Sanhedrin 89bBabylonian Talmud
Rabbi Yoḥanan said in the name of Rabbi Yosei ben Zimra: This means after the statement [devarav] of Satan, as it is written: “And the child grew, and was weaned, and Abraham prepared a great feast on the day that Isaac was weaned” (Genesis 21:8). Satan said before the Holy One, Blessed be He: Master of the Universe, this old man, you favored him with a product of the womb, i.e., a child, at one hundred years of age. From the entire feast that he prepared, did he not have even one dove or one pigeon to sacrifice before You as a thanks-offering? God said to Satan: Did Abraham prepare the feast for any reason but for his son? If I say to him: Sacrifice your son before Me, he would immediately slaughter him. Immediately, after these matters, the verse states: “And God tried Abraham.”
Notes and References
"... But even this inspiring narrative raised questions for early interpreters.
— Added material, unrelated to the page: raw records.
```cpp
template <bool A_TR, bool B_TR, bool PAIRED, bool TWOSEG, class Epi, int VARIANT = 0, bool A_CONV = false>
inline hipError_t launch_gemm_h3x(H3Args g, int batches, Epi epi, hipStream_t st) {
    static const hipError_t attr_rc = hipFuncSetAttribute(reinterpret_cast<const void*>(&gemm_h3_kernel<A_TR, B_TR, PAIRED, TWOSEG, Epi, VARIANT, A_CONV>), hipFuncAttributeMaxDynamicSharedMemorySize,
                            H3_LDS + H3_LDS_EXTRA);
    (void)attr_rc;
    g.tiles_m = (g.M + H3_BM - 1) / H3_BM;
    if constexpr (epi_has_conv<Epi>::value) {
        g.tiles_m = (g.M + H3_CONV_STEP - 1) / H3_CONV_STEP;
        if (batches != 1 || g.seg[0].segk || g.seg[0].kchunk) return hipErrorInvalidValue;
    }
    g.tiles_n = PAIRED ? g.N / (H3_BN / 2) : (g.N + H3_BN - 1) / H3_BN;
    g.batches = batches;
    dim3 grid;
    if (g.tiles_m >= 16 && batches <= 4) {
        g.map_mode = 0;
        g.mp = (g.tiles_m + 7) / 8;
        long ktot = 0;
        for (int i = 0; i < g.nseg; ++i) ktot += g.seg[i].K;
        static const long gw_kb = [] { const char* e = getenv("TDX_H3_GW_KB"); return e ? atol(e) : 1536L; }();
        long gw = (gw_kb * 1024) / (256L * ktot * 4);
        if (gw < 1) gw = 1;
        if (gw > g.tiles_n) gw = g.tiles_n;
        g.gw = (int)gw;
        static const int mc_env = [] { const char* e = getenv("TDX_H3_MC"); return e ? atoi(e) : -1; }();
        g.mc = 0;
        if (g.gw < g.tiles_n) {
            long mc = mc_env >= 0 ? mc_env : (6L * 1024 * 1024) / (256L * ktot * 4);
            if (mc > 0 && mc < g.mp) g.mc = (int)mc;
        }
        grid = dim3(8 * g.mp * g.tiles_n, batches, 1);
    } else {
        g.map_mode = 1;
        g.mp = 0; g.gw = 1;
        grid = dim3(8 * ((batches + 7) / 8) * g.tiles_m * g.tiles_n, 1, 1);
    }
    if (TWOSEG && (g.seg[0].K < 64 || g.seg[1].K < 64 || g.seg[0].kchunk || g.seg[1].kchunk)) return hipErrorInvalidValue;
    for (int i = 0; i < g.nseg; ++i) {
        const H3Seg& sg = g.seg[i];
        if (sg.segk && (TWOSEG || A_TR || A_CONV || sg.segk % 64 || sg.K % sg.segk || sg.K / sg.segk > 8 || sg.kchunk)) return hipErrorInvalidValue;
        if ((sg.a_shift || sg.a_period) && (A_TR || A_CONV || (sg.a_period && !sg.a_zero))) return hipErrorInvalidValue;
    }
    if (epi_has_plout<Epi>::value && !PAIRED && g.N % 256) return hipErrorInvalidValue;
    if (A_CONV && (g.cv_cin < 64 || g.cv_cin % 16 || g.seg[0].K != g.cv_ntaps * g.cv_cin || !g.zero_row ||
                   batches != (g.cv_taps_total ? g.cv_taps_total / g.cv_ntaps : 1) || (g.cv_taps_total && g.cv_taps_total % g.cv_ntaps))) return hipErrorInvalidValue;
    static const int dbg = [] { const char* e = getenv("TDX_H3_DEBUG"); return e ? atoi(e) : 0; }();
    g.dbg = dbg;
#ifdef TDX_H3_STAMPS
    static int stamp_calls = 0;
    const long nblk = (long)grid.x * grid.y;
    if (!g.stamps && getenv("TDX_H3_STAMPS_DIR") && nblk >= 512 && ++stamp_calls == 4) {
        unsigned long long* buf = nullptr;
        hipMalloc((void**)&buf, nblk * 64);
        hipMemsetAsync(buf, 0, nblk * 64, st);
        g.stamps = buf;
        g.tiles_n = g.tiles_n;
        hipLaunchKernelGGL((gemm_h3_kernel<A_TR, B_TR, PAIRED, TWOSEG, Epi, VARIANT, A_CONV>), grid, dim3(H3_THREADS), H3_LDS + H3_LDS_EXTRA, st, g, epi);
        hipStreamSynchronize(st);
        std::vector<unsigned long long> hbuf(nblk * 8);
        hipMemcpy(hbuf.data(), buf, nblk * 64, hipMemcpyDeviceToHost);
        long ktot = 0;
        for (int i = 0; i < g.nseg; ++i) ktot += g.seg[i].K;
        char fn[512];
        snprintf(fn, sizeof fn, "%s/h3_%s_M%d_N%d_K%ld_z%d.bin", getenv("TDX_H3_STAMPS_DIR"), typeid(Epi).name(), g.M, g.N, ktot, batches);
        if (FILE* f = fopen(fn, "wb")) { fwrite(hbuf.data(), 8, hbuf.size(), f); fclose(f); }
        hipFree(buf);
        return hipGetLastError();
    }
#endif
    hipLaunchKernelGGL((gemm_h3_kernel<A_TR, B_TR, PAIRED, TWOSEG, Epi, VARIANT, A_CONV>), grid, dim3(H3_THREADS), H3_LDS + H3_LDS_EXTRA, st, g, epi);
    return hipGetLastError();
}

template <bool PAIRED, class Epi, int VARIANT = 0>
inline hipError_t launch_gemm_h3(H3Args g, int batches, Epi epi, hipStream_t st) {
    return launch_gemm_h3x<false, false, PAIRED, false, Epi, VARIANT>(g, batches, epi, st);
}


template <int UNUSED = 0>
__global__ __launch_bounds__(256) void h3_split_rows_kernel(const float* __restrict__ x, long ld, unsigned char* __restrict__ planes,
                                                           float* __restrict__ scale, long R, int K, int Kp) {
    const int lane = threadIdx.x & 63;
    const long row = (long)blockIdx.x * 4 + (threadIdx.x >> 6);
    if (row >= R) return;
    const float* xr = x + row * ld;
    float v[4][8];
    float mu = 0.f;
    const int nch = Kp / 8;
#pragma unroll
    for (int c = 0; c < 4; ++c) {
        const int ch = lane + 64 * c;
#pragma unroll
        for (int i = 0; i < 8; ++i) v[c][i] = 0.f;
        if (ch * 8 < K) {
            const f32x4 a = ldg4(xr + ch * 8), b = ldg4(xr + ch * 8 + 4);
#pragma unroll
            for (int i = 0; i < 4; ++i) { v[c][i] = a[i]; v[c][4 + i] = b[i]; }
        }
#pragma unroll
        for (int i = 0; i < 8; ++i) mu = fmaxf(mu, fabsf(v[c][i]));
    }
#pragma unroll
    for (int o = 32; o >= 1; o >>= 1) mu = fmaxf(mu, __shfl_xor(mu, o, 64));
    float inv;
    const float s = h3_row_scale(mu, inv);
    unsigned char* pr = planes + row * (long)Kp * 4;
#pragma unroll
    for (int c = 0; c < 4; ++c) {
        const int ch = lane + 64 * c;
        if (ch < nch) h3_store_chunk(pr + ch * 32, v[c], s);
    }
    if (lane == 0) scale[row] = inv;
}

template <int UNUSED = 0>
__global__ __launch_bounds__(256) void h3_split_rows_static_kernel(const float* __restrict__ x, long ld, unsigned char* __restrict__ planes,
                                                                  long R, int K, int Kp, float s) {
    const long i = (long)blockIdx.x * 256 + threadIdx.x;
    const int per = Kp / 8;
    if (i >= R * per) return;
    const long row = i / per;
    const int ch = (int)(i - row * per);
// ... 91 lines not shown
```

Baseline: 504.4 audio-s/s.

## Process conv-fused GEMM as multi-tile strips carrying halo rows in LDS

The conv-fused GEMM epilogue used to give each block one 256-row tile that advanced by 240 rows, recomputing a 16-row halo per tile. Each block now walks a strip of up to R consecutive 256-row tiles (default 4). It carries the last 16 tile rows into an extra LDS buffer so the next tile's depthwise conv can read its left context without recomputation. This removes the halo GEMM work and cuts the number of blocks. In exchange it adds LDS footprint and serial tiles per block, which reduces parallelism for small M, and it also changes the M-grouping heuristic.

```diff
diff --git a/targetdiarization_amd/csrc/gemm_h3.hpp b/targetdiarization_amd/csrc/gemm_h3.hpp
--- a/targetdiarization_amd/csrc/gemm_h3.hpp
+++ b/targetdiarization_amd/csrc/gemm_h3.hpp
@@ -52,17 +52,22 @@
     int cv_taps_total;
     const unsigned char* zero_row;
     int dbg;
+    int conv_strip;
     unsigned long long* stamps;
 };
 
 #ifdef TDX_H3_STAMPS
-#define H3_STAMP(i) do { if (g.stamps && threadIdx.x == 0) g.stamps[(long)blockIdx.x * 8 + (i)] = wall_clock64(); } while (0)
-#define H3_STAMP_HW() do { if (g.stamps && threadIdx.x == 0) g.stamps[(long)blockIdx.x * 8 + 7] = \
+#define H3_STAMP_AT(rec, i) do { if (g.stamps && threadIdx.x == 0) g.stamps[(long)(rec) * 8 + (i)] = wall_clock64(); } while (0)
+#define H3_STAMP_HW_AT(rec) do { if (g.stamps && threadIdx.x == 0) g.stamps[(long)(rec) * 8 + 7] = \
     (unsigned long long)__builtin_amdgcn_s_getreg((31 << 11) | 4) | ((unsigned long long)__builtin_amdgcn_s_getreg((31 << 11) | 20) << 32); } while (0)
 #else
-#define H3_STAMP(i) do {} while (0)
-#define H3_STAMP_HW() do {} while (0)
+#define H3_STAMP_AT(rec, i) do {} while (0)
+#define H3_STAMP_HW_AT(rec) do {} while (0)
 #endif
+#define H3_STAMP(i) H3_STAMP_AT(blockIdx.x, i)
+#define H3_STAMP_HW() H3_STAMP_HW_AT(blockIdx.x)
+#define H3_STAMPT(i) H3_STAMP_AT(stamp_rec, i)
+#define H3_STAMPT_HW() H3_STAMP_HW_AT(stamp_rec)
 
 inline H3Seg h3_seg(const void* A, const float* sa, long lda, const void* B, const float* sb, long ldb, int K) {
     H3Seg s{};
@@ -285,7 +290,17 @@
 };
 template <class E, class = void> struct epi_has_conv { static constexpr bool value = false; };
 template <class E> struct epi_has_conv<E, decltype((void)&E::conv, void())> { static constexpr bool value = true; };
-constexpr int H3_CONV_STEP = 240, H3_CONV_HALO = 8;
+constexpr int H3_CONV_HALO = 8;
+constexpr int H3_CONV_CARRY_ROWS = 2 * H3_CONV_HALO;
+constexpr int H3_CONV_CARRY = 2 * H3_CONV_CARRY_ROWS * 128 * 4;
+constexpr int H3_CONV_STRIP_MAX = 64;
+static_assert(H3_LDS + H3_LDS_EXTRA + H3_CONV_CARRY <= 160 * 1024, "ring + extras + carry must fit the 160 KiB of a CU");
+__host__ __device__ constexpr int h3_conv_strip_rows(int R) { return H3_BM * R - 2 * H3_CONV_HALO; }
+__host__ __device__ constexpr int h3_conv_strips(int M, int R) { return (M + h3_conv_strip_rows(R) - 1) / h3_conv_strip_rows(R); }
+__host__ __device__ constexpr int h3_conv_strip_tiles(int M, int R, int s) {
+    const int n = (M - s * h3_conv_strip_rows(R) + 2 * H3_CONV_HALO + H3_BM - 1) / H3_BM;
+    return n < R ? n : R;
+}
 template <class T> __device__ __forceinline__ void h3_assume_row(const T&) {}
 __device__ __forceinline__ void h3_assume_row(long rw) { __builtin_assume(rw >= 0); }
 
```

Why, to begin with, should God want to test Abraham? Certainly not in order to find out whether Abraham was worthy. For, as we have just seen, Abraham had already proven himself worthy many times in the past ... In seeking the answer to these questions, interpreters looked to other parts of the Bible, in particular, to the book of Job, another biblical figure whom God had tested. In his case, however, the test was initiated not by God but by Satan, who in effect challenged God's high opinion of Job: 'Do some harm to him, indeed, afflict all that he has, and then see if he does not curse You to Your face' (Job 1:11). To ancient interpreters it seemed plausible that, with regard to Abraham as well, God may have received a challenge from Satan or some other angel(s) ..."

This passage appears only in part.